6th International Conference Energy & Meteorology: Abstract Submission

Development and implementation of wind and solar generation forecasts for system operations in Colombia (774)

Sebastián Ortega 1 , Maria Camila Angel 1 , Lina Marcela Ramirez Arbelaez 1 , Juan Carlos Morales 1
  1. XM, Medellin, ANTIOQUIA, Colombia

Objective and Background

The Colombian power system is characterized by a large hydrological component, more than 60% of its generation is due to large hydropower plants which regulate their inflows and follow generation schedules by managing their reservoirs. In turn, this ability translates into an operation of the power system with a relatively low uncertainty in horizons from hours to weeks.

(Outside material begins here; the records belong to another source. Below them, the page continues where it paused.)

template <int metric_ak, int scalar_ak, int lanes_ak, int loads_ak>
UA_DEVICE void team_share(const snapshot_view_t& ix, const std::uint8_t* query_lds, query_norm_t a2, const std::uint32_t* slots,
                          float* out, std::uint32_t count, std::uint32_t part, std::uint32_t parts, bool in_turn = false) {
    const std::uint32_t per_part = in_turn ? 64u / lanes_ak : (count + parts - 1) / parts;
    const std::uint32_t begin = part * per_part;
    const std::uint32_t end = (in_turn && part + 1 == parts) || begin + per_part > count ? count : begin + per_part;
    if (begin < end)
        measure_rows<metric_ak, scalar_ak, lanes_ak, loads_ak, false, 1>(ix, query_lds, a2, slots + begin, out + begin, end - begin);
}

template <int metric_ak, int scalar_ak, int lanes_ak, int unroll_ak, int mode_ak, int epl_ak, int frontier_ak, int team_ak = 1,
          bool plain_ak = false>
UA_DEVICE bool search_one(const snapshot_view_t& ix, const search_args_t& args, std::uint32_t q,
                          std::uint8_t* query_lds, std::uint8_t* heaps, std::uint32_t* visits, team_t* team = nullptr) {
    constexpr bool global_ak = mode_ak == scratch_global_k;
    constexpr bool in_top_ak = frontier_ak == frontier_top_k;
    static_assert(!in_top_ak || (epl_ak > 0 && !global_ak), "the frontier rides in the register layout of `top`");
    static_assert(!plain_ak || (lanes_ak <= 2 && mode_ak == scratch_hash_k && team_ak == 1 && !in_top_ak), "short rows over the global hash");
    using mem = scratch_gt<global_ak>;
    const std::uint32_t lane = lane_id();
    const std::uint32_t ef = args.ef, wanted = args.wanted;
    const scratch_layout_t layout = scratch_layout(epl_ak ? 0 : ef, in_top_ak ? 0 : args.next_cap, 0);
    top_gt<epl_ak, global_ak, in_top_ak> top;
    top.reset(reinterpret_cast<cand_t*>(heaps + layout.top));
    cand_t* next = reinterpret_cast<cand_t*>(heaps + layout.next);
    std::uint32_t* cand_slots = reinterpret_cast<std::uint32_t*>(heaps + layout.cand_slots);
    float* cand_distances = reinterpret_cast<float*>(heaps + layout.cand_distances);
    const std::uint32_t visits_mask = global_ak ? 0u : args.hash_cap - 1;
    const std::uint32_t visits_limit = global_ak ? 0xFFFFFFFFu : args.hash_cap - args.hash_cap / 4;
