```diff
@@ -916,8 +997,7 @@
                         if (r < n0) {
                             double a = 0.0;
                             if (c_cached) {
-                                for (int e = pe0[sl]; e < pe1[sl]; ++e)
-                                    a = __builtin_fma(PWc[e], EC[PKc[e]], a);
+                                a = prolong_row<4>(pe0[sl], pe1[sl], PKc, PWc, EC);
                             } else {
                                 const gcu16_p pk = (gcu16_p)cd->p_k + c_pq0;
                                 const gcd_p pw = (gcd_p)cd->p_w + c_pq0;
@@ -936,6 +1016,7 @@
 #pragma unroll
                     for (int k = 0; k < W; ++k) asm volatile("" : "+v"(v[sl][k]));
                 lds_barrier();
+                KKT_XS(3);
                 if (stamps) {
                     const unsigned long long now = wall_clock64();
                     if (tid == 0) sstat[7] += now - t_mark;
```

In the near future, a large integration of renewable energies is expected in the Colombian power system. According to UPME, Colombia┬┤s energy and mining planning unit, close to 35% of the installed capacity of the country will be due to wind and solar plants by 2023. This integration will translate into a power system that at times might reach 100% of its generation due to renewables, but this integration is also expected to translate into a higher uncertainty for its operation.

As the operators of the Colombian power system, we have been preparing in XM for this integration. Since 2017 we have been building our internal capabilities in operating variable renewable energy and have put forward regulatory proposals to best integrate them into the system. As a fundamental component of these efforts, we have developed a prototype of a system capable of forecasting solar and wind generation, a system which continues to be developed during 2019, and which will be used for planning and operating the system in the presence of renewables.

Methods

During the prototype, we developed our own forecasting methods and received forecasts from different providers. We developed and validated statistical and dynamical models to find the more suitable ones for each plant. The statistical models included linear regressions, neural networks and support vector machines. The dynamical model included statistical post-processing techniques (MOS) of the Global Forecast System (GFS). Additionally, we developed multi-model combination approaches such as linear regressions, Bayesian averaging and machine learning techniques to improve upon these forecasts.

Results, conclusion and discussion

The prototype prepared the operation of the Colombian power system to receive and generate the renewable energy forecasts required to maintain a safe and reliable operation of its power system. The experiences gained during the project allowed for a clear picture of the advantages and limitations of renewable forecasts, as well as the requirements to implement them in an operative manner.

Regarding the deviations expected from the forecasts, results showed that multi-model ensembles had a higher skill for wind forecast. The minimum mean absolute errors (MAE) for the 3-hour ahead wind forecasts were 1.5 MWh (7.5% of installed capacity), while for the week ahead horizon were 1.8 MWh (9% of capacity). For solar generation forecasts, dynamical GFS-based models showed better results than other approaches. The minimum 3-hour ahead MAE was 1 MWh (10% of installed capacity), while for day to week ahead horizons the MAE increased to 1.3 MWh (13% of capacity).